La sua famiglia,
già potente sotto i Romani, lo rimane anche sotto i Visigoti, e
gli prepara una carriera adeguata. Ma Ildefonso scappa di casa,
rifugiandosi nel monastero dei santi Cosma e Damiano, vicino a
Toledo. Non ha in mente la carriera. Si fa monaco, arriva al
diaconato e qui si ferma. Gli va bene così. Ma i confratelli lo
eleggono ugualmente abate nella loro comunità, perché ha tutto:
pietà, cultura, energia, un parlare attraente. Ed è anche uno
scrittore di grande efficacia.
Ma sui cinquant’anni deve lasciare il monastero: è morto
Eugenio II, il vescovo di Toledo, e al suo posto si vuole lui,
Ildefonso. Per convincerlo si muove il re visigoto in persona,
Recesvinto. Così, nel 657, eccolo vescovo di quella che al tempo
è la capitale del regno. Ora non ha più molto tempo da dedicare
ai libri, impegnato com’è a scrivere tante lettere, e non
proprio allegre. Abbiamo di lui pagine angosciate sugli scandali
ad opera di certi cristiani influenti e falsi, sui conflitti duri
con il re, che pure lo stima; e su tanti ecclesiastici che troppo
s’immischiano negli affari di Stato.
Era davvero meglio il monastero: pregare con gli altri, studiare,
scrivere... Ildefonso ci ha lasciato opere di dottrina e di
morale, trattati sulla Madre di Gesù, inni liturgici. E anche
l’opera divulgativa De viris illustribus (“Degli uomini
illustri”) che è un po’ una continuazione delle Etimologie di
Isidoro di Siviglia (ca. 570-636), la grande “enciclopedia” di
tutto l’Alto Medioevo. Ildefonso non può vivere senza
insegnare, convinto anche lui (come san Braulio, vescovo di
Saragozza) che il sapere "è un dono comune, non
privato", e che perciò deve essere distribuito a tutti.
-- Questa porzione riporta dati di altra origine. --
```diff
@@ -1024,10 +1037,22 @@
             la.d_conv_b = e->grd(CNN_PREFIX + std::to_string(3 * l) + ".bias");
             la.colNext = top ? nullptr : bb.col[l + 1];
             MARLC_TRY(cnn_bwd_layer(la, s0));
-            if (l > 0) {
+            if (l > lo) {
                 const int npos = d.hout[l] * d.hout[l], kk = d.cin[l] * 9;
                 MARLC_TRY(G_nn_on(e, bb.dY[l], d.cout[l], d.w[l], kk, dcol[l], kk, R * npos, d.cout[l], kk, s0));
             }
+        }
+        if (fused) {
+            cudaEvent_t done = e->next_event();
+            MARLC_CUDA(cudaEventRecord(done, s0));
+            if (s1 != s0) MARLC_CUDA(cudaStreamWaitEvent(s1, done, 0));
+            if (sL != s0) MARLC_CUDA(cudaStreamWaitEvent(sL, done, 0));
+            for (int l = e->L - 1, i = 0; l >= 2; --l, ++i) MARLC_TRY(conv_weight_grad(l, (i & 1) ? sL : s1));
+            auto grd = [&](int k, const char* what) { return e->grd(CNN_PREFIX + std::to_string(k) + what); };
+            MARLC_TRY(cnn_bwd_fused10(d, img, e->buf<int>("pos_hist") + r0 * 2, R, M, c.nb, c.H, c.W, bb.dY[1], ysave[0],
+                                      grd(3, ".weight"), grd(0, ".weight"), grd(1, ".weight"), grd(1, ".bias"),
+                                      grd(0, ".bias"), s0));
+            return 0;
         }
         {
             cudaStream_t fan[3] = {s0, s1, sL};
diff --git a/marlclassification_b200/csrc/kernels.cuh b/marlclassification_b200/csrc/kernels.cuh
--- a/marlclassification_b200/csrc/kernels.cuh
+++ b/marlclassification_b200/csrc/kernels.cuh
@@ -91,6 +91,11 @@
 int cnn_im2col_input(const float* img, const int* pos_hist, float* col, int P, int M, int B, int img_c, int cin, int H,
                      int W, int f, int ho, cudaStream_t s);
 
+bool cnn_bwd_fused10_supported(const CnnDesc& d);
+int cnn_bwd_fused10(const CnnDesc& d, const float* img, const int* pos_hist, int P, int M, int B, int H, int W,
+                    const float* dY1, const float* Y0, float* dW1, float* dW0, float* d_gn_w0, float* d_gn_b0,
+                    float* d_conv_b0, cudaStream_t s);
+
 struct LossArgs {
     const float* preds;
     const float* logp;
```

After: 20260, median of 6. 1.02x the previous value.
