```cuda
int sb_fflonk_load(sb_ctx* c, const uint8_t* zkey, uint64_t len, uint64_t* handle) { SB_LOCK(c);
    if (!c || !zkey || !handle) return SB_ERR_ARG;
    if (c->curve != SB_BN254) return fail(c, SB_ERR_ARG, "fflonk is defined on bn128 only (src/fflonk_setup.js:534-557)");
    cudaSetDevice(c->device);
    return fflonk_load_impl<BnFr>(c, zkey, len, handle);
}
int sb_fflonk_load_file(sb_ctx* c, const char* path, uint64_t* handle) { SB_LOCK(c); return load_mapped(c, path, handle, sb_fflonk_load); }
static FflonkKeyDev* get_fflonk_key(sb_ctx* c, uint64_t h) { return (c && h >= 1 && h <= c->fflonk_keys.size()) ? c->fflonk_keys[h - 1] : nullptr; }
int sb_fflonk_info(sb_ctx* c, uint64_t h, uint32_t* n_vars, uint32_t* n_public, uint32_t* domain_size, uint32_t* n_additions) { SB_LOCK(c);
    FflonkKeyDev* k = get_fflonk_key(c, h); if (!k) return fail(c, SB_ERR_ARG, "invalid fflonk handle");
    if (n_vars) *n_vars = k->z.nVars; if (n_public) *n_public = k->z.nPublic; if (domain_size) *domain_size = k->z.n; if (n_additions) *n_additions = k->z.nAdditions;
    return 0;
}
uint32_t sb_fflonk_proof_bytes(sb_ctx* c) { return c ? 4 * c->g1.aff_bytes + 16 * 32 : 0; }
int sb_fflonk_prove(sb_ctx* c, uint64_t h, const uint8_t* witness, uint64_t n_witness, const uint8_t* blinders, uint8_t* proof) { SB_LOCK(c);
    FflonkKeyDev* k = get_fflonk_key(c, h); if (!k) return fail(c, SB_ERR_ARG, "invalid fflonk handle");
    if (!witness || !blinders || !proof) return fail(c, SB_ERR_ARG, "null argument");
    cudaSetDevice(c->device);
    return fflonk_prove_impl<BnFq, BnFr>(c, k, witness, n_witness, blinders, proof);
}
int sb_fflonk_prove_resident(sb_ctx* c, uint64_t h, const uint8_t* blinders, uint8_t* proof) { SB_LOCK(c);
    FflonkKeyDev* k = get_fflonk_key(c, h); if (!k) return fail(c, SB_ERR_ARG, "invalid fflonk handle");
    if (!blinders || !proof) return fail(c, SB_ERR_ARG, "null argument");
    if (!k->n_wit_resident) return fail(c, SB_ERR_ARG, "no witness resident for this proving key: call sb_fflonk_prove first");
    cudaSetDevice(c->device);
    return fflonk_prove_impl<BnFq, BnFr>(c, k, nullptr, 0, blinders, proof);
}
int sb_fflonk_release(sb_ctx* c, uint64_t h) { SB_LOCK(c);
    FflonkKeyDev* k = get_fflonk_key(c, h); if (!k) return fail(c, SB_ERR_ARG, "invalid fflonk handle");
    cudaSetDevice(c->device); cudaStreamSynchronize(c->stream);
    fflonk_free_key(k); c->fflonk_keys[h - 1] = nullptr;
    return 0;
}

}
```

snarkjs_b200/csrc/msm.cuh:

```cuda
#pragma once
#include <cuda_runtime.h>
#include "ec.cuh"
#include "msm_geom.h"

namespace sb {

static constexpr int MSM_SEG = 32;
static constexpr int MSM_ACC_THREADS = 128;
static constexpr int MSM_RED_CHUNK = 16;
static constexpr uint32_t MSM_INVALID_KEY = 0xffffffffu;
static constexpr int MSM_COUNTS_SEG = 8;
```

Colpisce i fedeli la sua devozione mariana, suscitando anche
racconti di fatti prodigiosi.
Come quando, al momento di una
celebrazione solenne, apparve in chiesa la Madonna, porgendo a
Ildefonso l’abito liturgico (la pianeta) per il rito.
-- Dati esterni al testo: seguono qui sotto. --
@@ -342,11 +349,8 @@
   b          = (float)compact1by1((uint32_t)(v >> 1)) / 65536.0f;
 }
 
-YH_DEV f3 hair_sample(const yhd_material& m, const hair_hit& hh, const hair_out& ho, float rnx, float rny) {
+YH_DEV f3 hair_sample_demuxed(const yhd_material& m, const hair_hit& hh, const hair_out& ho, float u00, float u01, float u10, float u11) {
   float sin_theta_o = ho.sin_theta_o, cos_theta_o = ho.cos_theta_o, phi_o = ho.phi_o;
-  float u00, u01, u10, u11;
-  demux_float(rnx, u00, u01);
-  demux_float(rny, u10, u11);
   int   p  = 0;
   float u1 = u00 - ho.pdf0, u2 = u1 - ho.pdf1;
   if (!(u00 < ho.pdf0)) p = !(u1 < ho.pdf1) ? (!(u2 < ho.pdf2) ? 3 : 2) : 1;
@@ -372,6 +376,12 @@
   f3    incoming = f3{sin_theta_i, cos_theta_i * d_cos(phi_i), cos_theta_i * d_sin(phi_i)};
   return d_transform_direction(transpose_rot(hh.w2b), incoming);
 }
+YH_DEV f3 hair_sample(const yhd_material& m, const hair_hit& hh, const hair_out& ho, float rnx, float rny) {
+  float u00, u01, u10, u11;
+  demux_float(rnx, u00, u01);
+  demux_float(rny, u10, u11);
+  return hair_sample_demuxed(m, hh, ho, u00, u01, u10, u11);
+}
 YH_DEV f3 hair_sample(const yhd_material& m, const hair_hit& hh, f3 outgoing_, float rnx, float rny) {
   hair_out ho = hair_prepare(m, hh, outgoing_);
   return hair_sample(m, hh, ho, rnx, rny);
diff --git a/yocto-hair_amd/csrc/dev_path.h b/yocto-hair_amd/csrc/dev_path.h
--- a/yocto-hair_amd/csrc/dev_path.h
+++ b/yocto-hair_amd/csrc/dev_path.h
@@ -65,6 +65,43 @@
 struct hit_geom {
   f3 position, normal, element_normal;
 };
+struct hit_record {
+  v4f r[6];
+};
+YH_DEV hit_record load_hit_record(const yhd_scene& sc, const yhd_object& o, int slot) {
+  const bool        tri = o.kind == YH_KIND_TRIANGLES;
+  const yhd_float4* rec = sc.prims + (size_t)o.prim_base + (size_t)slot * (tri ? 6 : 4);
+  hit_record h;
+  h.r[0] = ldg4(rec), h.r[1] = ldg4(rec + 1), h.r[2] = ldg4(rec + 2), h.r[3] = ldg4(rec + 3);
+  h.r[4] = ldg4(rec + (tri ? 4 : 0)), h.r[5] = ldg4(rec + (tri ? 5 : 1));
+  return h;
+}
+YH_DEV hit_geom eval_hit(const yhd_object& o, const hit_record& h, float u, float v) {
+  frame    fr = ldframe(o.frame);
+  hit_geom g;
+  if (o.kind == YH_KIND_TRIANGLES) {
+    f3 p0 = xyz(h.r[0]), p1 = xyz(h.r[1]), p2 = xyz(h.r[2]);
+    g.position       = transform_point(fr, p0 * (1 - u - v) + p1 * u + p2 * v);
+    g.element_normal = quad_transform_normal(fr, quad_normalize(cross(p1 - p0, p2 - p0)));
+    if (o.has_normals) {
+      f3 n0 = xyz(h.r[3]), n1 = xyz(h.r[4]), n2 = xyz(h.r[5]);
+      g.normal = quad_transform_normal(fr, quad_normalize(n0 * (1 - u - v) + n1 * u + n2 * v));
+    } else {
+      g.normal = g.element_normal;
+    }
+  } else {
+    f3 p0 = xyz(h.r[0]), p1 = xyz(h.r[1]);
+    g.position       = transform_point(fr, p0 * (1 - u) + p1 * u);
+    g.element_normal = quad_transform_normal(fr, quad_normalize(p1 - p0));
+    if (o.has_normals) {
+      f3 n0 = xyz(h.r[2]), n1 = xyz(h.r[3]);
+      g.normal = quad_transform_normal(fr, quad_normalize(n0 * (1 - u) + n1 * u));
+    } else {
+      g.normal = g.element_normal;
+    }
+  }
+  return g;
+}
 YH_DEV hit_geom eval_hit(const yhd_scene& sc, const yhd_object& o, int slot, float u, float v) {
   frame    fr = ldframe(o.frame);
   hit_geom g;
@@ -109,12 +146,29 @@
   f3 c = xyz(tx[(size_t)j * sx + ii]), d = xyz(tx[(size_t)jj * sx + ii]);
   return a * (1 - u) * (1 - v) + b * (1 - u) * v + c * u * (1 - v) + d * u * v;
 }
-template <bool COUNT>
+template <bool FROM_LDS>
+YH_DEV const yhd_light& light_record(const trace_ctx& tc, int k) {
+  if constexpr (FROM_LDS) return *(const yhd_light*)(const YH_LDS yhd_light*)((const YH_LDS int*)(tc.lds_lights + 1) + YH_LIGHT_DW * k);
+  else return tc.sc->lights[k];
+}
+template <bool FROM_LDS>
+YH_DEV const yhd_environment& environment_record(const trace_ctx& tc, int k) {
+  if constexpr (FROM_LDS) return *(const yhd_environment*)(const YH_LDS yhd_environment*)(tc.lds_lights + YHD_LIGHT_HEAD_F4(tc.sc) + YH_ENVIRONMENT_F4 * k);
+  else return tc.sc->environments[k];
+}
+template <bool COUNT, bool PLAIN = false>
 YH_DEV f3 eval_environment(const trace_ctx& tc, f3 dir) {
   const yhd_scene& sc = *tc.sc;
+  if constexpr (PLAIN) {
+    if (sc.light_fold & YH_FOLD_ENVS) {
+      if (COUNT && (__lane_id() & 3u) == 0) tc.stats->envl += (unsigned int)sc.num_environments;
+      const v4f c = tc.lds_lights[0];
+      return f3{c.y, c.z, c.w};
+    }
+  }
   f3 emission = mk3(0.0f);
   for (int k = 0; k < sc.num_environments; k++) {
-    const yhd_environment& env = sc.environments[k];
+    const yhd_environment& env = environment_record<PLAIN>(tc, k);
     if (COUNT) count_quad<COUNT>(tc.stats->envl);
     if (env.tex_w == 0) {
       emission = emission + ld3(env.emission) * mk3(1.0f);
@@ -187,9 +241,17 @@
 YH_DEV f3 sample_lights(const trace_ctx& tc, f3 position, float rl, float rel, float ruvx,
     float ruvy) {
   const yhd_scene& sc = *tc.sc;
+  if constexpr (!BIG_LIGHTS && !YH_LANE) {
+    if (sc.light_fold & YH_FOLD_LIGHTS) {
+      float z   = 2 * ruvy - 1;
+      float r   = sqrtf(fclamp(1 - z * z, 0.0f, 1.0f));
+      float phi = 2 * pif * ruvx;
+      return f3{r * cosf(phi), r * sinf(phi), z};
+    }
+  }
   int n        = sc.num_lights;
   int light_id = iclamp((int)(rl * n), 0, n - 1);
-  const yhd_light& light = sc.lights[light_id];
+  const yhd_light& light = light_record<!BIG_LIGHTS && !YH_LANE>(tc, light_id);
   if (light.object >= 0 && (!BIG_LIGHTS || (light.small_base >= 0 && tc.lds_lights))) {
     const YH_LDS v4f* L = tc.lds_lights + light.small_base;
     int   element = sample_discrete_cdf((const YH_LDS float*)(L + 14), light.cdf_count, rel);
@@ -210,7 +272,7 @@
     f3 lposition = eval_position(sc, sc.objects[light.object], element, u, v);
     return normalize(lposition - position);
   } else if (light.environment >= 0) {
-    const yhd_environment& env = sc.environments[light.environment];
+    const yhd_environment& env = environment_record<!BIG_LIGHTS && !YH_LANE>(tc, light.environment);
     if (env.tex_w) {
       if (COUNT) count_quad<COUNT>(tc.stats->envs);
       int   idx = (tc.lds_envtab && light_id == sc.env_tab_light)
@@ -233,9 +295,12 @@
 template <bool COUNT, int STRIDE, bool BIG_LIGHTS>
 YH_DEV float sample_lights_pdf(const trace_ctx& tc, f3 position, f3 direction) {
   const yhd_scene& sc = *tc.sc;
+  if constexpr (!BIG_LIGHTS && !YH_LANE) {
+    if (sc.light_fold & YH_FOLD_LIGHTS) return tc.lds_lights[0].x;
+  }
   float pdf = 0.0f;
   for (int k = 0; k < sc.num_lights; k++) {
-    const yhd_light& light = sc.lights[k];
+    const yhd_light& light = light_record<!BIG_LIGHTS && !YH_LANE>(tc, k);
     if (light.object >= 0 && (!BIG_LIGHTS || (light.small_base >= 0 && tc.lds_lights))) {
       const YH_LDS v4f* L = tc.lds_lights + light.small_base;
       frame fr, inv;
@@ -277,7 +342,7 @@
       }
       pdf += lpdf;
     } else if (light.environment >= 0) {
-      const yhd_environment& env = sc.environments[light.environment];
+      const yhd_environment& env = environment_record<!BIG_LIGHTS && !YH_LANE>(tc, light.environment);
       if (env.tex_w) {
         f3    wl = transform_direction(ldframe(env.inv_frame), direction);
         float tx = atan2f(wl.z, wl.x) / (2 * pif);
@@ -465,7 +530,7 @@
   if (isec.object < 0) return false;
 #else
   if (isec.object < 0) {
-    ps.radiance = ps.radiance + ps.weight * eval_environment<COUNT>(tc, ps.ray.d);
+    ps.radiance = ps.radiance + ps.weight * eval_environment<COUNT, !GENERAL>(tc, ps.ray.d);
     if (COUNT) tc.stats->c_rest += clock64() - k0;
     return false;
   }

Dopo la morte, il suo corpo fu sepolto a Toledo; poi, con
l’invasione araba, venne trasferito a Zamora, in Castiglia. I
fedeli lo hanno “gridato santo” da subito, collegando sempre
il suo nome a quello della Beata Vergine Maria. E dieci secoli
dopo la sua morte sarà ancora così, nei dipinti dei maestri del
siglo de oro (il “secolo d’oro” dell’arte spagnola): El
Greco, Velázquez, Murillo, Zurbarán (suo il particolare del
dipinto riprodotto qui accanto), con molti altri in tutta Europa,
continueranno a raffigurare il vescovo di Toledo accanto alla
Madre di Gesù. Come anche Guido Reni nello stesso periodo, con
l’affresco conservato nella basilica di Santa Maria Maggiore in
Roma. La grande arte rifletteva così gli stati d’animo
popolari, espressi nel culto spontaneamente tributato a Ildefonso,
dai fedeli e dal suo successore Giuliano, che ne scrisse la vita.